A very simple example hack shows a search for Egypt across a variety of institutions using YQL for multiple queries of disparate resources. Another great example (the mashificator) of querying various museum resources was created by Jeremy Ottevanger from the Imperial War Museum, but this doesn't use YQL and is driven by Jeremy's magic.

If you want to talk more about using our data for any of your hacks this weekend, get in touch via twitter at @portableant or find Dan on the day.

Writing things down (an announcement)

Given the subject matter, it seems appropriate that there be someone at History Hack Day whose job it is to document the event. That person is going to be Steve Lawson, from Amplified (and elsewhere). Steve's going to be live blogging presentations, asking people what they're building, taking pictures and generally writing things down and putting them where other people can find them.

If you're not able to make the event, Amplified will provide another point of aggregation that will give you a flavour of the event. If you are at the event, then having someone who's there to observe, record, and act as a link between attendees and everyone looking in will hopefully mean that you'll be able to get a sense of what was happening outside your own project and outside the presentations. (Remember Carolina Ödman's SciLapse from Science Hack Day?)

On the subject of writing things down and aggregating them, our hashtag will be #hhd11.

We're also hoping to be able to record the talks and presentations themselves. More on that later...

Less than a week to go!

There's less than a week to go before we throw open the doors on History Hack Day. If you're coming, hurrah! I have some administrivia coming up for you shortly :-) If you're thinking of coming, I have some news which may help convince you (one way or the other...

Administrivia:

  • The event is overnight on Saturday 22 January
  • Attendees can sleep over in the venue (you don't have to, and you'll need a sleeping bag if you do)
  • We will be providing food on both days. (You won't go hungry on our watch.)

News:

  • Signup will close at midnight on Wednesday 19 January.

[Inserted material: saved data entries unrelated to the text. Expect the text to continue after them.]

extern "C" int ppcx_version(void) { return PPCX_VERSION; }
extern "C" int ppcx_device_count(void) { int n = 0; if (hipGetDeviceCount(&n) != hipSuccess) return 0; return n; }
extern "C" const char* ppcx_last_error(void) { return g_err.c_str(); }
extern "C" int ppcx_device_memory(int device, unsigned long long* free_bytes, unsigned long long* total_bytes) {
  int ndev = 0;
  HIPCHK(hipGetDeviceCount(&ndev));
  if (device < 0 || device >= ndev) return fail(PPCX_ERR_ARG, "no such HIP device");
  HIPCHK(hipSetDevice(device));
  size_t f = 0, t = 0;
  HIPCHK(hipMemGetInfo(&f, &t));
  if (free_bytes) *free_bytes = (unsigned long long)f;
  if (total_bytes) *total_bytes = (unsigned long long)t;
  return PPCX_OK;
}

static double pass_cost(const ppcx_model* m, int L, int p, int n) {
  const int S = m->d.S;
  bool slope = false;
  for (int i = p; i < p + n; ++i) slope = slope || m->pos_slope[i];
  double slope_w = m->d.C > 2 ? 1.0 : 1.15;
#ifdef PPCX_TESTING
  if (g_test.slope_cost_permille > 0) slope_w = 1e-3 * g_test.slope_cost_permille;
#endif
  double lin_w = 2.5;
#ifdef PPCX_TESTING
  if (g_test.slope_cost_permille > 0) lin_w = 1e-3 * g_test.slope_cost_permille;
#endif
  const double sweep = (double)((S + L - 1) / L) * (!m->d.x0_is_one ? 2.5 : (slope && !m->d.x1_binary ? lin_w : (slope ? slope_w : 1.0)));
  return 5.8 + sweep;
}
static int resident_workgroups(const ppcx_model* m, int reserve) {
  int n = m->wgs_override > 0 ? m->wgs_override : m->n_cu * (reserve > 0 ? m->ls_wgs_per_cu : m->wgs_per_cu);
  n -= reserve;
  return n < 1 ? 1 : n;
}
constexpr double kTrimSlack = 0.0;
static int workgroups_per_chain(const ppcx_model* m, int L, int nch, int n_res, bool whole_runs = true, bool trim = false) {
  int nbpc = n_res / (nch < 1 ? 1 : nch);
  if (nbpc >= 8 && whole_runs) nbpc = nbpc / 8 * 8;
  if (nbpc < 1) nbpc = 1;
  const int gpw = 64 / L, npass = (m->d.G + gpw - 1) / gpw;
  if (nbpc > (npass + 3) / 4) nbpc = (npass + 3) / 4;
  if (trim) {
    double slack = kTrimSlack;
#ifdef PPCX_TESTING
    if (g_test.trim_slack_permille >= 0) slack = 1e-3 * g_test.trim_slack_permille;
#endif
    int maxp = (npass + 4 * nbpc - 1) / (4 * nbpc);
#ifdef PPCX_TESTING
    maxp += g_test.trim_extra_passes;
// ... 63 lines not shown
    const long pmax = ((long)(npass + wpc - 1) / wpc) * gpw;
    for (int j = 0; j < wpc; ++j) if (bounds[j + 1] - bounds[j] > pmax) bounds[j + 1] = (int)(bounds[j] + pmax);
    bounds[wpc] = G;
    for (int j = wpc - 1; j >= 0; --j) if (bounds[j + 1] - bounds[j] > pmax) bounds[j] = (int)(bounds[j + 1] - pmax);
  }
  DeviceBuffer<int> d_bounds;
  HIPCHK(d_bounds.alloc((size_t)(wpc + 1)));
  HIPCHK(hipMemcpy(d_bounds.p, bounds.data(), sizeof(int) * (size_t)(wpc + 1), hipMemcpyHostToDevice));
  ppcx_model::Plan& pl = m->plans[key];
  pl.nbpc = nbpc; std::swap(pl.d_bounds.p, d_bounds.p);
  *nbpc_out = pl.nbpc; *d_bounds_out = pl.d_bounds.p;
  return PPCX_OK;
}
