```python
if __name__ == "__main__":
    force = "--force" in sys.argv
    print(build_hip(force=force, verbose=True))
    if os.path.exists(os.path.join(ROOT, "oracle", "ptt_oracle.c")):
        print(build_oracle(force=force, verbose=True))
```

ptt_amd/ops.py:

```python
import contextlib
import ctypes
import math
import os

import torch

from . import _lib
from ._lib import AttnDesc, AttnSplitDesc, SaDesc, SaLayer, SaSplitDesc, XcorrDesc, XcorrSplitDesc


def _stream():
    return ctypes.c_void_p(torch.cuda.current_stream().cuda_stream)


_timing = None


def start_kernel_timing(names):
    global _timing
    _timing = {n: [] for n in names}


def stop_kernel_timing():
    global _timing
# ... 1630 lines not shown

def rows_gemm_rsum16_heads(x, wpacked, hd, residual):
    _rows(x, "x"); _rows(residual, "residual")
    rows, D = x.shape
    hd = int(hd)
    if tuple(residual.shape) != (rows, D):
        raise ValueError("rows_gemm_rsum16_heads: residual (rows, D) expected")
    if hd <= 0 or D % hd or wpacked.numel() < hd * hd:
        raise ValueError("rows_gemm_rsum16_heads: D %% hd == 0 and a packed hd x hd weight expected (D=%d hd=%d)" % (D, hd))
    out, plain = (torch.empty((rows, D), dtype=torch.float32, device=x.device) for _ in range(2))
    gsum = torch.empty((rows // 16, D), dtype=torch.float32, device=x.device)
    _launch("ptt_rows_gemm_rsum16_heads_f32", x.device, _ptr(x), rows, D, hd, x.stride(0), _ptr(wpacked), _ptr(residual), residual.stride(0),
            _ptr(out), D, _ptr(plain), D, _ptr(gsum), D, timed='ptt_linear_f32')
    return plain, out, gsum


def layernorm_train_fwd(x, weight, bias, eps, residual=None):
    _rows(x, "x")
    rows, C = x.shape
    for t, name in ((weight, "weight"), (bias, "bias")):
        if t is None or not t.is_cuda or t.dtype != torch.float32 or not t.is_contiguous() or t.numel() != C:
            raise RuntimeError("%s must be a contiguous float32 (%d,) device tensor" % (name, C))
    if residual is not None:
        _rows(residual, "residual")
        if tuple(residual.shape) != (rows, C):
            raise ValueError("layernorm_train_fwd: residual (rows, C) expected")
    y = torch.empty((rows, C), dtype=torch.float32, device=x.device)
    mean, rstd = (torch.empty((rows,), dtype=torch.float32, device=x.device) for _ in range(2))
    _launch("ptt_layernorm_train_fwd_f32", x.device, _ptr(x), rows, C, x.stride(0) if rows > 1 else C, _ptr(weight), _ptr(bias), float(eps),
            _ptr(residual), (residual.stride(0) if (residual is not None and rows > 1) else C), _ptr(y), C, _ptr(mean), _ptr(rstd),
            timed='ptt_layernorm_train_fwd_f32')
    return y, mean, rstd
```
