struct KArgs {
  const uint8_t* packed;
  const float* magT; const float* fbT; const float* inv2;
  const float* unit_scale;
  float* crm;
  int R, F, Tp, la, T, Ns, Nf, H, Ksb, act, Fsub, stages, cluster;
  int src_T, shrink;
  RowMap map;
  long long* stamps;
  int stamp_ctas, stamp_its;
};

enum ProbeField {
  PF_T_BEGIN = 0,
  PF_T_MMA0 = 1,
  PF_T_MMA1 = 2,
  PF_T_END = 3,
  PF_OPERAND = 4,
  PF_TURN = 5,
  PF_W_FULL = 6,
  PF_WAIT_GROUP = 7,
  PF_GROUP_LAT = 8,
  PF_STAGES = 9,
  PF_CELL = 10,
  PF_L1_DONE = 11,
  PF_H1_EMPTY = 12,
  PF_H0_EMPTY = 13,
  PF_FC_DONE = 14,
  PF_GT_BEGIN = 15,
  PROBE_FIELDS = 16
};
constexpr int PROBE_SLOTS = MAX_MT + 1;
static_assert(PROBE_FIELDS == FSN_SB_PROBE_FIELDS && PROBE_SLOTS == FSN_SB_PROBE_SLOTS,
              "probe record layout differs from fsn_b200.h (and fullsubnet_b200/_lib.py)");

__device__ __forceinline__ long long globaltimer() {
  uint64_t t;
  asm volatile("mov.u64 %0, %%globaltimer;" : "=l"(t));
  return (long long)t;
}

__device__ __forceinline__ float act_apply(float v, int act) {
  switch (act) {
    case FSN_ACT_RELU: return fmaxf(v, 0.f);
    case FSN_ACT_TANH: return tanhf(v);
    case FSN_ACT_RELU6: return fminf(fmaxf(v, 0.f), 6.f);
    default: return v;
  }
}
template <bool X3> __device__ __forceinline__ float sg(float x) { return X3 ? 1.0f / (1.0f + expf(-x)) : fast_sigmoid(x); }
template <bool X3> __device__ __forceinline__ float th(float x) { return X3 ? 1.0f - 2.0f / (1.0f + expf(2.0f * x)) : fast_tanh(x); }

__device__ __forceinline__ void release_stage(uint32_t bar, uint32_t pred, uint32_t local, uint32_t remote,
                                              uint32_t rank) {
  mbar_arrive_elect_if(bar, pred & local);
  mbar_arrive_remote_elect_if(bar, rank, pred & remote);
}
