## Prune last ViT layer to live token rows in pose-only lift path

Adds a pose-only entry point that computes the last transformer layer's Q projection, attention, output projection, LN and MLP only for the token rows the pose FC head consumes. K/V are still computed for every row. The attention kernel gains a separate query source, stride and query count, and new gather-style A-loader and residual epilogue types map compact rows back to their physical positions. A cost-model-based split of each GEMM into full rounds plus a remainder is also added. The work is semantically equivalent for pose output, but it adds indexing overhead and intermediate activations are no longer full.

```diff
diff --git a/egotap_amd/csrc/attention_f32.h b/egotap_amd/csrc/attention_f32.h
--- a/egotap_amd/csrc/attention_f32.h
+++ b/egotap_amd/csrc/attention_f32.h
@@ -4,6 +4,7 @@
 #ifdef EGOTAP_ATTN_F32_OLD
 #include "../../tools/experiments/attention_f32_r2.h"
 #else
+#define EGOTAP_ATTN_F32_LIVE 1
 
 template <int NW>
 struct AttnCfg {
@@ -16,7 +17,8 @@
 template <int NW>
 __global__ __launch_bounds__(64 * NW, 2) void attention_f32_kernel(const float* __restrict__ QKV,
                                                                  float* __restrict__ CTX, int N, int heads,
-                                                                 int qgroups, float scale_log2e, float* __restrict__ LSE, int ksplit) {
+                                                                 int qgroups, float scale_log2e, float* __restrict__ LSE, int ksplit,
+                                                                 const float* __restrict__ Qsrc, long ldq, int Nq) {
     using Cfg = AttnCfg<NW>;
     constexpr int DH = Cfg::DH, KT = Cfg::KT, KLD = Cfg::KLD, THREADS = Cfg::THREADS;
     extern __shared__ __attribute__((aligned(16))) float smem[];
@@ -37,12 +39,12 @@
     const long ld = 3L * D;
     const float* base = QKV + (long)b * N * ld + h * DH;
     const int qb = qg * NW + wid;
-    const bool valid = qb * 32 < N;
-    const int q0 = min(qb * 32, N - 32);
+    const bool valid = qb * 32 < Nq;
+    const int q0 = min(qb * 32, Nq - 32);
 
     float qreg[64];
     {
-        const float* qp = base + (long)(q0 + l31) * ld + 4 * lh;
+        const float* qp = Qsrc + ((long)b * Nq + q0 + l31) * ldq + h * DH + 4 * lh;
 #pragma unroll
         for (int t = 0; t < 16; ++t) {
             const f32x4 v = *(const f32x4*)(qp + 8 * t);
@@ -162,7 +164,7 @@
         const float l_tot = l_run + __shfl_xor(l_run, 32, 64);
         const float inv = 1.0f / l_tot;
         const long part = ksplit > 1 ? (long)split * (gridDim.x / (ksplit * qgroups)) : 0;
-        if (LSE != nullptr && lh == 0) LSE[(part + (long)b * heads + h) * N + q0 + l31] = m_run * 0.6931471805599453f + logf(l_tot);
+        if (LSE != nullptr && lh == 0) LSE[(part + (long)b * heads + h) * Nq + q0 + l31] = m_run * 0.6931471805599453f + logf(l_tot);
         float* Os = smem + wid * 32 * KLD;
 #pragma unroll
         for (int dt = 0; dt < 4; ++dt)
@@ -173,7 +175,7 @@
                 for (int c = 0; c < 4; ++c) v[c] = o[dt][4 * g + c] * inv;
                 *(f32x4*)(Os + l31 * KLD + dt * 32 + 8 * g + 4 * lh) = v;
             }
-        float* out = CTX + (part / heads * N + (long)b * N + q0) * D + h * DH;
+        float* out = CTX + (part / heads * Nq + (long)b * Nq + q0) * D + h * DH;
 #pragma unroll
         for (int it = 0; it < 16; ++it) {
             const int row = it * 2 + lh;
@@ -214,6 +216,14 @@
     *(f32x4*)(ctx + off) = acc;
 }
 
+static int attention_f32_ksplit(int B, int N, int heads, size_t scratch_floats, int num_cu) {
+    const long wgs = (long)B * heads * (((N + 31) / 32 + 1) / 2);
+    const int ntiles = (N + 31) / 32;
+    for (int k = 8; k >= 2; --k)
+        if (ntiles % k == 0 && wgs * k <= 9L * num_cu / 2 && (size_t)k * ((size_t)B * N * heads * 128 + (size_t)B * heads * N) <= scratch_floats) return k;
+    return 1;
+}
+
 static hipError_t attention_f32_launch(const float* QKV, float* CTX, int B, int N, int heads, hipStream_t stream,
                                        float* LSE = nullptr, float* scratch = nullptr, size_t scratch_floats = 0, int num_cu = 256) {
     constexpr int NW = 2;
@@ -224,16 +234,12 @@
     const int qgroups = ((N + 31) / 32 + NW - 1) / NW;
     const float scale_log2e = 1.4426950408889634f / sqrtf(128.0f);
     const long wgs = (long)B * heads * qgroups;
-    int ksplit = 1;
-    if (scratch != nullptr && LSE == nullptr) {
-        const int ntiles = (N + 31) / 32;
-        for (int k = 8; k >= 2; --k)
-            if (ntiles % k == 0 && wgs * k <= 9L * num_cu / 2 && (size_t)k * ((size_t)B * N * heads * 128 + (size_t)B * heads * N) <= scratch_floats) { ksplit = k; break; }
-    }
+    const int ksplit = scratch != nullptr && LSE == nullptr ? attention_f32_ksplit(B, N, heads, scratch_floats, num_cu) : 1;
     if (ksplit > 1) {
         float* part = scratch;
         float* lse_part = scratch + (size_t)ksplit * B * N * heads * 128;
-        hipLaunchKernelGGL(kern, dim3((unsigned)(wgs * ksplit)), dim3(Cfg::THREADS), Cfg::LDS_BYTES, stream, QKV, part, N, heads, qgroups, scale_log2e, lse_part, ksplit);
+        hipLaunchKernelGGL(kern, dim3((unsigned)(wgs * ksplit)), dim3(Cfg::THREADS), Cfg::LDS_BYTES, stream, QKV, part, N, heads, qgroups, scale_log2e, lse_part, ksplit,
+                           QKV, 3L * heads * Cfg::DH, N);
         hipError_t e = hipGetLastError();
         if (e != hipSuccess) return e;
         const long total = (long)B * N * heads * 32;
@@ -241,7 +247,19 @@
         return hipGetLastError();
     }
     hipLaunchKernelGGL(kern, dim3(B * heads * qgroups), dim3(Cfg::THREADS), Cfg::LDS_BYTES, stream, QKV, CTX, N, heads,
-                       qgroups, scale_log2e, LSE, 1);
+                       qgroups, scale_log2e, LSE, 1, QKV, 3L * heads * Cfg::DH, N);
     return hipGetLastError();
 }
+
+static hipError_t attention_f32_live_launch(const float* Q, long ldq, int Nq, const float* QKV, float* CTX, int B, int N, int heads, hipStream_t stream) {
+    constexpr int NW = 2;
+    using Cfg = AttnCfg<NW>;
+    if (B <= 0) return hipSuccess;
+    if (N < 32 || N % 4 != 0 || Nq < 32 || Nq > N || ldq % 4 != 0) return hipErrorInvalidValue;
+    const int qgroups = ((Nq + 31) / 32 + NW - 1) / NW;
+    const float scale_log2e = 1.4426950408889634f / sqrtf(128.0f);
+    hipLaunchKernelGGL(attention_f32_kernel<NW>, dim3(B * heads * qgroups), dim3(Cfg::THREADS), Cfg::LDS_BYTES, stream, QKV, CTX, N, heads,
+                       qgroups, scale_log2e, (float*)nullptr, 1, Q, ldq, Nq);
+    return hipGetLastError();
+}
 #endif
diff --git a/egotap_amd/csrc/egotap_abi.hip b/egotap_amd/csrc/egotap_abi.hip
--- a/egotap_amd/csrc/egotap_abi.hip
+++ b/egotap_amd/csrc/egotap_abi.hip
@@ -453,12 +453,14 @@
 template <> struct AlName<ALoadPlain> { static constexpr const char* v = "ALoadPlain"; };
 template <> struct AlName<ALoadPatch> { static constexpr const char* v = "ALoadPatch"; };
 template <> struct AlName<ALoadTokens> { static constexpr const char* v = "ALoadTokens"; };
+template <> struct AlName<ALoadLive> { static constexpr const char* v = "ALoadLive"; };
 template <> struct AlName<ALoadRot> { static constexpr const char* v = "ALoadRot"; };
 template <> struct AlName<ALoadStereo> { static constexpr const char* v = "ALoadStereo"; };
 template <> struct AlName<ALoadStereoGated> { static constexpr const char* v = "ALoadStereoGated"; };
 template <class E> struct EpiName;
 template <> struct EpiName<EpiBias> { static constexpr const char* v = "EpiBias"; };
 template <> struct EpiName<EpiBiasRes> { static constexpr const char* v = "EpiBiasRes"; };
+template <> struct EpiName<EpiBiasResLive> { static constexpr const char* v = "EpiBiasResLive"; };
 template <> struct EpiName<EpiBiasGelu> { static constexpr const char* v = "EpiBiasGelu"; };
 template <> struct EpiName<EpiBnLrelu> { static constexpr const char* v = "EpiBnLrelu"; };
 template <> struct EpiName<EpiPatch> { static constexpr const char* v = "EpiPatch"; };
@@ -822,11 +824,51 @@
     return launch_ln(X, Y, ln_g, ln_b, M, 1e-12f, s);
 }
 
-extern "C" int egotap_lift_forward(egotap_handle h, const float* hm, int B, float* pose, void* ws, size_t ws_bytes,
-                                   void* stream) {
+static ALoadPlain rebase(const ALoadPlain& a, int m0) { return ALoadPlain{a.A + (long)m0 * a.lda, a.lda}; }
+static ALoadLive rebase(ALoadLive a, int m0) { a.lr.m0 += m0; return a; }
+static EpiBias rebase(const EpiBias& e, int) { return e; }
+static EpiBiasGelu rebase(const EpiBiasGelu& e, int) { return e; }
+static EpiBiasRes rebase(EpiBiasRes e, int m0) { e.R += (long)m0 * e.ldr; return e; }
+static EpiBiasResLive rebase(EpiBiasResLive e, int m0) { e.lr.m0 += m0; return e; }
+template <class AL, class Epi>
+static hipError_t gemm_rounds(Handle* h, const char* role, const AL& al, const SegMat& W, const Epi& epi, float* C, long ldc, int M, int N, int K,
+                              hipStream_t s) {
+    const int cus = device_cu_count(), tn = N / 256;
+    const long tiles = (long)((M + 255) / 256) * tn;
+    const int mh = (int)((tiles / cus) * cus / tn) * 256;
+    if (N % 256 == 0 && K % 32 == 0 && mh > 0 && mh < M) {
+        const double t_round = K * 0.2319 + 5.0;
+        const double t_big = (double)((tiles + cus - 1) / cus) * t_round;
+        const double t_split = (double)(((long)(mh / 256) * tn + cus - 1) / cus) * t_round + 4.0 + gemm_f32_direct_estimate_us<TileA>(M - mh, N, K, cus);
+        if (t_split < t_big) {
+            hipError_t e = gemm_big(h, role, al, W, epi, C, ldc, mh, N, K, s);
+            if (e != hipSuccess) return e;
+            return gemm<TileA>(h, role, rebase(al, mh), W, rebase(epi, mh), C + (long)mh * ldc, ldc, M - mh, N, K, s);
+        }
+    }
+    return gemm_big(h, role, al, W, epi, C, ldc, M, N, K, s);
+}
+
+static bool lift_prune_last(Handle* h, int B) {
+#ifdef EGOTAP_ATTN_F32_LIVE
+    const int D = h->D, M = B * h->seq, Nq = h->T * h->ppd * h->ppd;
+    if (h->precision != EGOTAP_PREC_F32 || h->debug_stop != 0 || h->cfg.vit_layers < 1 || Nq < 32 || Nq >= h->seq || D % 256 != 0) return false;
+    const int cus = device_cu_count();
+    if (gemm_small_route(h, true, M, 3 * D, D, D, cus, true).kind != GS_BIG || gemm_small_route(h, true, M, D, D, D, cus).kind != GS_BIG ||
+        gemm_small_route(h, true, M, 4 * D, D, 4 * D, cus, true).kind != GS_BIG || gemm_small_route(h, true, M, D, 4 * D, D, cus).kind != GS_BIG)
+        return false;
+    return attention_f32_ksplit(B, h->seq, h->cfg.vit_heads, SPLITK_FLOATS, cus) == 1;
+#else
+    (void)h; (void)B;
+    return false;
+#endif
+}
+
+static int lift_forward_impl(Handle* h, const float* hm, int B, float* pose, void* ws, size_t ws_bytes, void* stream, bool pose_only,
+                             const char* who) {
     EGO_CHECK(h, "null handle");
     if (B == 0) return EGOTAP_OK;
-    EGO_CHECK(B > 0 && hm && pose && ws, "egotap_lift_forward: null argument or negative batch");
+    EGO_CHECK(B > 0 && hm && pose && ws, "%s: null argument or negative batch", who);
     EGO_CHECK(((uintptr_t)hm & 15) == 0 && ((uintptr_t)ws & 255) == 0, "hm must be 16-byte and ws 256-byte aligned");
     int rc = lift_resolve(h);
     if (rc != EGOTAP_OK) return rc;
@@ -928,9 +970,28 @@
         }
     } else {
     const int NL = h->cfg.vit_layers;
+    const bool prune = pose_only && lift_prune_last(h, B);
     EGO_HIP(launch_ln(X, Y, NL > 0 ? p.layer[0].ln1_g : p.lnf_g, NL > 0 ? p.layer[0].ln1_b : p.lnf_b, M, 1e-12f, s));
     for (int i = 0; i < NL; ++i) {
         const auto& L = p.layer[i];
+#ifdef EGOTAP_ATTN_F32_LIVE
+        if (prune && i + 1 == NL) {
+            const LiveRows lr{h->seq, h->side, h->ppd, h->grid, h->T};
+            const int Nq = h->T * h->ppd * h->ppd, Mc = B * Nq;
+            float* Xc = QKV;
+            SegMat Wkv; Wkv.p[0] = L.k_w; Wkv.p[1] = L.v_w; Wkv.p[2] = L.v_w; Wkv.seg = D; Wkv.ld = D;
+            SegVec bkv; bkv.p[0] = L.k_b; bkv.p[1] = L.v_b; bkv.p[2] = L.v_b; bkv.seg = D;
+            EGO_HIP((gemm_big(h, "kv", ALoadPlain{Y, D}, Wkv, EpiBias{bkv}, QKV + D, 3L * D, M, 2 * D, D, s)));
+            EGO_HIP((gemm_rounds(h, "q_live", ALoadLive{Y, D, lr}, segmat1(L.q_w, D, D), EpiBias{segvec1(L.q_b, D)}, QKV, 3L * D, Mc, D, D, s)));
+            EGO_HIP(attention_f32_live_launch(QKV, 3L * D, Nq, QKV, CTX, B, h->seq, h->cfg.vit_heads, s));
+            EGO_HIP((gemm_rounds(h, "attn_out_live", ALoadPlain{CTX, D}, segmat1(L.o_w, D, D), EpiBiasResLive{segvec1(L.o_b, D), X, D, lr}, Xc, D, Mc, D, D, s)));
+            EGO_HIP(launch_ln(Xc, Y, L.ln2_g, L.ln2_b, Mc, 1e-12f, s));
+            EGO_HIP((gemm_rounds(h, "mlp_up_live", ALoadPlain{Y, D}, segmat1(L.up_w, 4 * D, D), EpiBiasGelu{segvec1(L.up_b, 4 * D)}, HID, 4L * D, Mc, 4 * D, D, s)));
+            EGO_HIP((gemm_rounds(h, "mlp_down_live", ALoadPlain{HID, 4L * D}, segmat1(L.dn_w, D, 4 * D), EpiBiasRes{segvec1(L.dn_b, D), Xc, D}, Xc, D, Mc, D, 4 * D, s)));
+            EGO_HIP(launch_ln(Xc, Y, p.lnf_g, p.lnf_b, Mc, 1e-12f, s));
+            break;
+        }
+#endif
         {
             SegMat Wqkv; Wqkv.p[0] = L.q_w; Wqkv.p[1] = L.k_w; Wqkv.p[2] = L.v_w; Wqkv.seg = D; Wqkv.ld = D;
             SegVec bqkv; bqkv.p[0] = L.q_b; bqkv.p[1] = L.k_b; bqkv.p[2] = L.v_b; bqkv.seg = D;
@@ -950,13 +1011,15 @@
     const bool skinny_fc1 = BT < SKINNY_ROWS || (h->precision == EGOTAP_PREC_F32 && (long)((BT + 255) / 256) * (2048 / 256) < 100);
     {
         const int K1 = h->ppd * h->ppd * D;
-        ALoadTokens al{Y, h->T, D, h->seq, h->side, h->ppd, h->grid};
-        if (skinny_fc1 && BT <= 64)
-            EGO_HIP((gemm_f32_splitk_launch<TileS>(al, segmat1(p.pos_fc[0].w, 2048, K1), bn(p.pos_fc[0]), Z1, 2048, SPK, SPLITK_FLOATS, BT, 2048, K1, s, device_cu_count())));
-        else if (skinny_fc1)
-            EGO_HIP((gemm_f32_splitk_launch<TileA>(al, segmat1(p.pos_fc[0].w, 2048, K1), bn(p.pos_fc[0]), Z1, 2048, SPK, SPLITK_FLOATS, BT, 2048, K1, s)));
-        else
-            EGO_HIP((gemm_big(h, "pos_fc1", al, segmat1(p.pos_fc[0].w, 2048, K1), bn(p.pos_fc[0]), Z1, 2048, BT, 2048, K1, s)));
+        auto fc1 = [&](const auto& al) -> hipError_t {
+            if (skinny_fc1 && BT <= 64)
+                return gemm_f32_splitk_launch<TileS>(al, segmat1(p.pos_fc[0].w, 2048, K1), bn(p.pos_fc[0]), Z1, 2048, SPK, SPLITK_FLOATS, BT, 2048, K1, s, device_cu_count());
+            if (skinny_fc1)
+                return gemm_f32_splitk_launch<TileA>(al, segmat1(p.pos_fc[0].w, 2048, K1), bn(p.pos_fc[0]), Z1, 2048, SPK, SPLITK_FLOATS, BT, 2048, K1, s);
+            return gemm_big(h, "pos_fc1", al, segmat1(p.pos_fc[0].w, 2048, K1), bn(p.pos_fc[0]), Z1, 2048, BT, 2048, K1, s);
+        };
+        if (prune) EGO_HIP(fc1(ALoadPlain{Y, (long)K1}));
+        else EGO_HIP(fc1(ALoadTokens{Y, h->T, D, h->seq, h->side, h->ppd, h->grid}));
         EGO_HIP((fc_gemm(h, "pos_fc2", ALoadPlain{Z1, 2048}, segmat1(p.pos_fc[1].w, 512, 2048), bn(p.pos_fc[1]), Z2, 512, BT, 512, 2048, SPK, s)));
         EGO_HIP((fc_gemm(h, "pos_fc3", ALoadPlain{Z2, 512}, segmat1(p.pos_fc[2].w, hid, 512), bn(p.pos_fc[2]), POSZ, hid, BT, hid, 512, SPK, s)));
     }
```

We need solid numbers to place food and drink orders

If you want to come (you do!), please sign up before Thursday.

Sponsor History Hack Day!

If you've been looking at the Wiki then you'll have seen that we're filling up fast with people; datasets, APIs, and ideas are being added all the time. I'm beginning to get really excited about what it's going to be like when we're all there. It's going to be wondrous.

There's only one fly in the ointment, and that's money. Putting on a free-to-attend event costs money, and we're not there yet. However, my expired insect is your glittering opportunity, Company With a Product or Service who Want to Connect With Britain's Brightest and Best Developers! You, dear Company, can sponsor History Hack Day and do just that!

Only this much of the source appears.